**Description of the task**
The count of lines below that include the string "lbad" is the whole answer; write it alone.
★ ★ ★ ★ ★ ★ ★
template <int NT>
__device__ __forceinline__ void gradient_epilogue(const SweepDev& d, const GradFusedDev& gf, const double2 (&tab)[NT][4][2],
                                                  const char* wb, const int32_t* gst, double* scratch, const LaneGeo& G, int g,
                                                  int R_, int c_, int b3_) {
  constexpr int FEE = 3, FED = 6;
  const int t = threadIdx.x, lane = t & 63, wave = __builtin_amdgcn_readfirstlane(t >> 6);
  double lf[FEE] = {0.0, 0.0, 0.0};
  bool lbad = false;
  if (t < NT && t < d.P) {
    const int l0 = gf.pair_label[((size_t)g * d.P + t) * 2], l1 = gf.pair_label[((size_t)g * d.P + t) * 2 + 1];
    if ((unsigned)l0 >= 64u || (unsigned)l1 >= 64u) lbad = true;
    else {
      const double* phl = (gf.pair_phi[t] ? gf.phi_en_en_w1 : gf.phi_en_en) + ((size_t)l0 * 64 + l1) * FEE;
#pragma unroll
      for (int q = 0; q < FEE; ++q) lf[q] = phl[q];
    }
  }
  int which = 0;
  double2 W[NT][4][2];
  double* zs = scratch + 512;
  double* lfs = scratch + 544;
#pragma unroll
  for (int p = 0; p < NT; ++p) {
    double z = 0.0;
    if (p < d.P) {
      const int cs = as_const(gf.pair_c_slot)[p], rs = as_const(gf.pair_r_slot)[p];
      which |= (as_const(gf.pair_phi)[p] ? 1 : 0) << p;
      const double2 ca = lds2(wb + cs * 512 + G.mt), cb = lds2(wb + cs * 512 + G.mt + 16);
      const double2 r0 = lds2(wb + rs * 512 + G.tm0), r1 = lds2(wb + rs * 512 + G.tm1);
#pragma unroll
      for (int r = 0; r < 4; ++r) {
        const double ci = r == 0 ? ca.x : (r == 1 ? ca.y : (r == 2 ? cb.x : cb.y));
#pragma unroll
        for (int k = 0; k < 2; ++k) {
          const double2 rj = k ? r1 : r0, T = tab[p][r][k];
          W[p][r][k] = make_double2((ci * rj.x) * T.x, (ci * rj.y) * T.y);
          z += W[p][r][k].x + W[p][r][k].y;
        }
      }
      z = wave_sum(z);
      if (lane == 0) zs[wave * NT + p] = z;
    } else {
#pragma unroll
      for (int r = 0; r < 4; ++r) W[p][r][0] = W[p][r][1] = make_double2(0.0, 0.0);
    }
  }
  if (lbad) atomicExch(d.status, 1);
  if (t < NT && t < d.P) {
#pragma unroll
    for (int q = 0; q < FEE; ++q) lfs[t * FEE + q] = lf[q];
  }
  lds_barrier();
  double2 V[2][4][2];
#pragma unroll
  for (int tz = 0; tz < 2; ++tz)
#pragma unroll
    for (int r = 0; r < 4; ++r) V[tz][r][0] = V[tz][r][1] = make_double2(0.0, 0.0);
#pragma unroll
  for (int p = 0; p < NT; ++p) {
    if (p < d.P) {
      const double Z = (zs[p] + zs[NT + p]) + (zs[2 * NT + p] + zs[3 * NT + p]);
      const double inv = Z > 0.0 ? 1.0 / Z : 0.0;
      const double i0 = ((which >> p) & 1) ? 0.0 : inv, i1 = ((which >> p) & 1) ? inv : 0.0;
#pragma unroll
      for (int r = 0; r < 4; ++r)
#pragma unroll
        for (int k = 0; k < 2; ++k) {
          V[0][r][k].x += W[p][r][k].x * i0; V[0][r][k].y += W[p][r][k].y * i0;
          V[1][r][k].x += W[p][r][k].x * i1; V[1][r][k].y += W[p][r][k].y * i1;
        }
    }
  }
  double gacc[2][FEE] = {{0.0, 0.0, 0.0}, {0.0, 0.0, 0.0}};
  const int all = (1 << (d.P < NT ? d.P : NT)) - 1;
#pragma unroll
  for (int tz = 0; tz < 2; ++tz) {
    if (tz ? (which & all) == 0 : (which & all) == all) continue;
    typedef double v2d __attribute__((ext_vector_type(2)));
    typedef const v2d __attribute__((address_space(1))) * gptr2;
    const double* phi = tz ? gf.phi_en_en_w1 : gf.phi_en_en;
#pragma unroll
    for (int k = 0; k < 2; ++k) {
      const int col = 32 * (k ? 1 - b3_ : b3_) + 2 * c_;
      v2d cell[4][3];
#pragma unroll
      for (int r = 0; r < 4; ++r) {
        const gptr2 ph = (gptr2)(uintptr_t)(phi + ((size_t)(4 * R_ + r) * 64 + col) * FEE);
        cell[r][0] = ph[0]; cell[r][1] = ph[1]; cell[r][2] = ph[2];
      }
#pragma unroll
      for (int r = 0; r < 4; ++r) {
        const double w0 = V[tz][r][k].x, w1 = V[tz][r][k].y;
        gacc[tz][0] += w0 * cell[r][0].x + w1 * cell[r][1].y;
        gacc[tz][1] += w0 * cell[r][0].y + w1 * cell[r][2].x;
        gacc[tz][2] += w0 * cell[r][1].x + w1 * cell[r][2].y;
      }
    }
  }
  double gsum[FEE];
#pragma unroll
  for (int q = 0; q < FEE; ++q) gsum[q] = wave_sum(gacc[0][q] + gacc[1][q]);
  double lab_ee[FEE] = {0.0, 0.0, 0.0}, lab_ed[FED] = {0.0, 0.0, 0.0, 0.0, 0.0, 0.0};
  double exp_ee[FEE] = {0.0, 0.0, 0.0}, exp_ed[FED] = {0.0, 0.0, 0.0, 0.0, 0.0, 0.0};
  bool bad = false;
  constexpr int UB = 6;
  const int U = d.U;
  for (int u0 = wave; u0 < U; u0 += 4 * UB) {
    double b[UB], pv[UB][FED];
    int kd[UB], at[UB];
#pragma unroll
    for (int j = 0; j < UB; ++j) {
      const int u = u0 + 4 * j;
      kd[j] = -1;
      if (u < U) {
        const int kind = __builtin_amdgcn_readfirstlane(gst[2 * U + u]), obs = __builtin_amdgcn_readfirstlane(gst[3 * U + u]);
        const int lab = __builtin_amdgcn_readfirstlane(gst[4 * U + u]);
        const int cols = kind == 2 ? gf.Vde : 64;
        if ((unsigned)obs >= (unsigned)cols || (unsigned)lab >= 64u || (unsigned)kind > 2u) { bad = true; continue; }
        kd[j] = kind;
        const int slot = __builtin_amdgcn_readfirstlane(gst[u]);
        b[j] = __builtin_amdgcn_readfirstlane(gst[U + u]) ? *reinterpret_cast<const double*>(wb + slot * 512 + lane * 8) : 0.0;
        if (kind == 2) {
          const double2* ph = reinterpret_cast<const double2*>(gf.phi_en_de_t + ((size_t)obs * 64 + lane) * FED);
          at[j] = (obs * 64 + lab) * FED;
          const double2 a0 = ph[0], a1 = ph[1], a2 = ph[2];
          pv[j][0] = a0.x; pv[j][1] = a0.y; pv[j][2] = a1.x; pv[j][3] = a1.y; pv[j][4] = a2.x; pv[j][5] = a2.y;
        } else {
          typedef const double __attribute__((address_space(1))) * gptr1;
          const gptr1 ph = (gptr1)(uintptr_t)((kind ? gf.phi_en_en_w1_t : gf.phi_en_en_t) + ((size_t)obs * 64 + lane) * FEE);
          at[j] = (obs * 64 + lab) * FEE;
#pragma unroll
          for (int q = 0; q < FEE; ++q) pv[j][q] = ph[q];
        }
      }
    }
#pragma unroll
    for (int j = 0; j < UB; ++j) {
      if (kd[j] == 2) {
#pragma unroll
        for (int q = 0; q < FED; ++q) { lab_ed[q] += as_const_f64(gf.phi_en_de_t)[at[j] + q]; exp_ed[q] += b[j] * pv[j][q]; }
      } else if (kd[j] >= 0) {
        const double* base = kd[j] ? gf.phi_en_en_w1_t : gf.phi_en_en_t;
#pragma unroll
        for (int q = 0; q < FEE; ++q) { lab_ee[q] += as_const_f64(base)[at[j] + q]; exp_ee[q] += b[j] * pv[j][q]; }
      }
    }
  }
  if (bad && lane == 0) atomicExch(d.status, 1);
  constexpr int PER = FEE + FEE + FED;
  {
    double ue[FEE], ud[FED];
#pragma unroll
    for (int q = 0; q < FEE; ++q) ue[q] = lab_ee[q] - wave_sum(exp_ee[q]);
#pragma unroll
    for (int q = 0; q < FED; ++q) ud[q] = lab_ed[q] - wave_sum(exp_ed[q]);
    if (lane == 0) {
      double* o = scratch + wave * PER;
#pragma unroll
      for (int q = 0; q < FEE; ++q) o[q] = gsum[q];
#pragma unroll
      for (int q = 0; q < FEE; ++q) o[FEE + q] = ue[q];
#pragma unroll
      for (int q = 0; q < FED; ++q) o[FEE + FEE + q] = ud[q];
    }
  }
  lds_barrier();
  if (t == 0) {
    double tot[PER];
#pragma unroll
    for (int q = 0; q < PER; ++q) tot[q] = (scratch[q] + scratch[PER + q]) + (scratch[2 * PER + q] + scratch[3 * PER + q]);
    double gee[FEE];
#pragma unroll
    for (int q = 0; q < FEE; ++q) gee[q] = tot[FEE + q] - tot[q];
#pragma unroll
    for (int p = 0; p < NT; ++p) {
      if (p < d.P) {
#pragma unroll
        for (int q = 0; q < FEE; ++q) gee[q] += lfs[p * FEE + q];
      }
    }
#pragma unroll
    for (int q = 0; q < FEE; ++q) gf.grad_en_en[(size_t)g * FEE + q] = gee[q];
#pragma unroll
    for (int q = 0; q < FED; ++q) gf.grad_en_de[(size_t)g * FED + q] = tot[FEE + FEE + q];
  }
}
★ ★ ★ ★ ★ ★ ★
**Task output**
3